Dr. Martin Luther King Jr, August 28 1963. |
AUGUST 29 2013 UPDATE:
Today in the States marks 50 years since one of history’s most famous speeches, Dr. Martin Luther King Jr’s I Have A Dream. Delivered on the steps of the Lincoln Memorial in Washington DC on August 28th 1963, the “I Have A Dream” refrain is repeated eight times in the middle of a speech which neither begins nor ends with the phrase. But the power of that ad-libbed repetition; of lines like, “I have a dream that one day on the red hills of Georgia, the sons of former slaves and the sons of former slave owners will be able to sit down at the table of brotherhood,” is such that much of the rest of the speech gets overlooked.
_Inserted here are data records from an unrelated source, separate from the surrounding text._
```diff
-  __device__ __forceinline__ Aux pre(int m, int j) const { return Aux{drop ? drop[(size_t)m * C + j] : 1.f}; }
-  __device__ __forceinline__ void post(int m, int j, const float (&v)[3], const Col& k, const Aux& x) const {
+  __device__ __forceinline__ Aux pre(const Desc& d, const EpAt& e) const {
+    const float dv = ldb1(d.drop, e.at(C));
+    return Aux{drop ? dv : 1.f};
+  }
+  __device__ __forceinline__ void post(const Desc& d, const EpAt& e, const float (&v)[3], const Col& k, const Aux& x) const {
     const float i = sigmoid_hw(v[0] + k.bi), o = sigmoid_hw(v[1] + k.bo), g = tanh_hw(v[2] + k.bg);
     const float c = 0.f + i * (g * x.d);
-    c1[(size_t)m * C + j] = c;
-    h1[(size_t)m * C + j] = o * tanh_hw(c);
-    float* gp = gates + (size_t)m * 4 * C + j;
-    gp[C] = i; gp[2 * C] = o; gp[3 * C] = g;
+    stb(d.c1, e.at(C), c);
+    stb(d.h1, e.at(C), o * tanh_hw(c));
+    stb(d.gates, e.at(4 * C, C), i); stb(d.gates, e.at(4 * C, 2 * C), o); stb(d.gates, e.at(4 * C, 3 * C), g);
   }
 };
 inline bool lstm_skip_f(const SastLstmArgs* a) { return !a->c0 && SAST_KNOB("SAST_LSTM_SKIP_DEAD_GATE", 1) != 0; }
```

Spurred on gospel singer Mahalia Jackson who was heard saying, “Tell them about your dream Martin,” King abandons his script at around the 12 minute mark and for the final five minutes ad-libs his way into immortality. It’s only when you go back and watch the speech and see King’s eyes and body language that you realise the very verses that have made this speech what it is were unplanned.
It also strikes me that King ends both I Have A Dream and the almost as famous Mountaintop speech (1968) with quotes from hymns. In I Have A Dream* it is, “free at last, free at last, thank God Almighty we are free at last,” while the latter ends with, “Mine eyes have seen the glory of the coming of the Lord.”**
The Mountaintop speech is almost as meaningful for many because it was delivered the night before King was assassinated and seemed to foreshadow that his would not be a long life. It still chills me. As for I Have A Dream, its unifying words drew from Lincoln, Gandhi and the Bible had the rhythm of music. Perhaps fittingly it was a white man with a black voice who took the message to the charts later that decade after King’s death. Here is the Elvis Presley song If I Can Dream to mark the 50th anniversary of Dr. King’s dream:
*Free At Last is (as described by Dr. King) an “old Negro spiritual.”
**”Mine eyes have seen the glory of the coming of the Lord,” is a line from the Julia Ward Howe hymn The Battle Of The Republic.